Il Commissario provvede subito a passarle il suo bicchiere d’acqua, consolando Valentina e dicendole che avrebbe fatto qualsiasi cosa in suo potere per portare luce sul caso Fast Fashion. Commissario: “Signora Vallebruni, lei era per caso a conoscenza se Fast Fashion avesse o meno dei nemici?”. Margherita: “No, no, no! Ma Commissario, come può pensare una cosa del genere? La sua produzione era sempre più accelerata e sempre più economica, offrendo a miliardi di consumatori la possibilità di partecipare ai trend stagionali e alle ultime tendenze senza dover spendere cifre esorbitanti che poi, detto tra noi ma tanto si sa, solo una piccolissima porzione della popolazione si può permettere di spendere.

Valentina singhiozza dalla disperazione, ancora non riesce a credere alla notizia da poco annunciatale. Inspira profondamente, poi prosegue: “Ecco, detto ciò, le lascio immaginare quanti consumatori il Fast Fashion abbia reso felici, proponendo un outfit nuovo per ogni occasione nell’arco di poche settimane. E ce n’era davvero per tutti gusti”.

Il Commissario, un ascoltatore attento e scrupoloso, prendeva appunti sul suo taccuino senza interrompere Valentina che con trasporto continuava a citare, uno dopo l’altro, gli sforzi che Fast Fashion aveva fatto negli ultimi anni per soddisfare i suoi consumatori e ricambiare la loro fedeltà con prodotti di tendenza.

Vaalentina non poteva essere più convinta delle sue parole. Fast Fashion era stato per lei un amante fedele ed affettuoso, generoso e gentile, sempre presente, sempre disponibile a soddisfare ogni suo desiderio, ogni suo impulso, ogni sua necessità. La sua morte è stata per Valentina profondamente destabilizzante e l’unica cosa che avrebbe potuto portarle pace era la scoperta dell’assassino.

Boom.

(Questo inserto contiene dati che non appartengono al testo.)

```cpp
int cfm_debug_gemm_cfg_f32(int cfg, const float* A, const float* W, const float* bias, const float* R,
                           float alpha, float* C, int64_t M, int N, int K, void* trace_or_null,
                           cfm_stream_t stream);
int cfm_debug_ffn_trace(void* trace_or_null, int per_slice);
int cfm_debug_ffn_variant(int v);
int cfm_debug_ffn_layout(int pad_f4, int rotate);
int cfm_debug_set_conv2_bk(int bk);

int cfm_relu_bwd_f32(const float* y, const float* dy, float* dz, int64_t n, cfm_stream_t stream);
int cfm_subsample_conv2_bwd_weight_f32(const float* dz2, const float* h1, float* dw2p, int B, int F1, int T1,
                                       int C, cfm_stream_t stream);
int cfm_pack_conv2_weight_t_f32(const float* w2, float* w2c, int C, cfm_stream_t stream);
int cfm_subsample_conv2_bwd_input_f32(const float* dz2, const float* w2c, float* dh1, int B, int F1, int T1,
                                      int C, cfm_stream_t stream);
int cfm_subsample_conv1_bwd_f32(const float* x, const float* w1, const float* b1, const float* dh1, float* dw1,
                                float* db1, int B, int F, int T, int C, cfm_stream_t stream);

typedef struct cfm_adam_tensor {
    float* param;
    const float* grad;
    float* exp_avg;
    float* exp_avg_sq;
    int64_t numel;
} cfm_adam_tensor;
int cfm_adam_step_f32(const cfm_adam_tensor* tensors, int n_tensors, float lr, float beta1, float beta2, float eps,
                      float bias_c1, float sqrt_bias_c2, cfm_stream_t stream);
int cfm_greedy_ctc_decode_f32(const float* logits, const int64_t* lengths_or_null, int64_t* frame_ids,
                              int64_t* tokens, int64_t* counts, int B, int T, int V, int pad_id, int unk_id,
                              cfm_stream_t stream);

size_t cfm_ctc_beam_workspace_bytes(int B, int T, int W, int K);
int cfm_ctc_beam_decode_f32(const float* logits, const int64_t* lengths_or_null, int B, int T, int V, int blank_id,
                            int beam_width, int max_candidates, float token_min_logp, float beam_prune_logp, int n_best,
                            void* workspace, size_t workspace_bytes, int64_t* tokens, int64_t* counts, float* scores,
                            int64_t* num_hyps, cfm_stream_t stream);

size_t cfm_ngram_lm_pack_bytes(int order, const int64_t* ngram_counts, int n_words, int64_t word_cp_total, int V,
                               int64_t tok_cp_total);
int cfm_ngram_lm_pack(int order, const int64_t* ngram_counts, const int32_t* ngram_words, const float* ngram_logp,
                      const float* ngram_backoff, int n_words, const int64_t* word_cp_offsets, const int32_t* word_cp, int bos_id,
                      int eos_id, int unk_id, int V, const int64_t* tok_cp_offsets, const int32_t* tok_cp, const int32_t* tok_kind,
                      void* out, size_t out_bytes);
int cfm_ngram_lm_score_f64(const void* lm_tables, const int32_t* words, const int64_t* offsets, int n_sentences, int boundary,
                           double* out, cfm_stream_t stream);
size_t cfm_ctc_beam_lm_workspace_bytes(int B, int T, int W, int K);
int cfm_ctc_beam_lm_decode_f32(const float* logits, const int64_t* lengths_or_null, int B, int T, int V, int blank_id,
                               int beam_width, int max_candidates, float token_min_logp, float beam_prune_logp, int n_best,
                               const void* lm_tables, double alpha, double beta, double unk_score_offset, int score_boundary,
                               void* workspace, size_t workspace_bytes, int64_t* tokens, int64_t* counts, float* scores,
                               float* am_scores, int64_t* num_hyps, cfm_stream_t stream);

size_t cfm_hotword_pack_bytes(int n_unigrams, int64_t uni_cp_total, int n_phrases, int64_t phrase_word_total, int V,
                              int64_t tok_cp_total);
int cfm_hotword_pack(int n_unigrams, const int64_t* uni_cp_offsets, const int32_t* uni_cp, int n_phrases,
                     const int64_t* phrase_offsets, const int32_t* phrase_words, int V, const int64_t* tok_cp_offsets,
                     const int32_t* tok_cp, const int32_t* tok_kind, void* out, size_t out_bytes);
int cfm_hotword_count(const void* hw_tables, const int32_t* tokens, const int64_t* offsets, int n_seqs, double weight,
                      int32_t* counts, double* bonus, int32_t* final_counts);
// ... 117 lines not shown
```

Baseline: 1.685 million audio-frames/sec.

## Fuse LN-folded GLU pointwise GEMM with depthwise conv, BatchNorm and Swish

Adds a HIP kernel that computes the LayerNorm-folded pointwise_conv_1 GEMM with its GLU epilogue into an LDS tile spanning a full sequence chunk plus halo. It then applies the depthwise conv, eval BatchNorm and Swish directly from LDS. This is meant to remove the global write and re-read of the GLU output and one kernel launch per conformer block. In exchange the grid is one 512-thread workgroup per (batch, chunk, 64-channel group), which may give low occupancy. Halo rows are recomputed when T spans several chunks. A shape heuristic gates the path and it is on by default through an environment flag.

```diff
diff --git a/conformer_amd/_lib.py b/conformer_amd/_lib.py
--- a/conformer_amd/_lib.py
+++ b/conformer_amd/_lib.py
@@ -159,6 +159,8 @@
     "cfm_relpos_table_f32": (c_int, [_P, _P, _I, _I, _P]),
     "cfm_relpos_attention_fwd_f32": (c_int, [_P, _P, _P, _L, _P, _L, _P, _P, _P, _P, _L, _P, _I, _I, _I, _I, _P]),
     "cfm_dwconv_bn_swish_fwd_f32": (c_int, [_P, _P, _P, _P, _P, _P, _P, _F, _P, _I, _I, _I, _I, _P]),
+    "cfm_convmod_glu_dwconv_f32": (c_int, [_P, _L, _P, _I, _F, _P, _P, _P, _P, _P, _P, _P, _P, _P, _F, _P, _L, _I, _I, _I, _I, _P]),
+    "cfm_debug_convmod_variant": (c_int, [_I]),
     "cfm_subsample_conv1_relu_f32": (c_int, [_P, _P, _P, _P, _I, _I, _I, _I, _P]),
     "cfm_pack_conv2_weight_f32": (c_int, [_P, _P, _I, _P]),
     "cfm_subsample_conv2_relu_f32": (c_int, [_P, _P, _P, _P, _I, _I, _I, _I, _P]),
diff --git a/conformer_amd/csrc/convmod_fused_f32.hip b/conformer_amd/csrc/convmod_fused_f32.hip
--- /dev/null
+++ b/conformer_amd/csrc/convmod_fused_f32.hip
@@ -0,0 +1,265 @@
+#include "gemm_shared.h"
+
+namespace {
+
+#define CONVMOD_MFMA_SLICE(FA, FB)                                                                          \
+    _Pragma("unroll") for (int e = 0; e < 4; ++e)                                                           \
+    _Pragma("unroll") for (int mt = 0; mt < TM; ++mt)                                                       \
+    _Pragma("unroll") for (int nt = 0; nt < TN; ++nt)                                                       \
+        acc[mt][nt] = __builtin_amdgcn_mfma_f32_32x32x2f32(FB[nt][e], FA[mt][e], acc[mt][nt], 0, 0, 0)
+
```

Il commissario chiuse la porta di casa lasciandosi dietro una scia di dubbi, domande, e incomprensioni. Valentina, immobile, giaceva sul divano. Addosso ancora l’accappatoio. Gli occhi gonfi e lo sguardo vuoto. Una parte di lei continuava a pensare che tutto questo non stava accadendo davvero, che si trattava solo un brutto sogno che aveva temporaneamente interrotto la sua routine preferita del mercoledì mattina, ma che presto tutto sarebbe tornato alla normalità.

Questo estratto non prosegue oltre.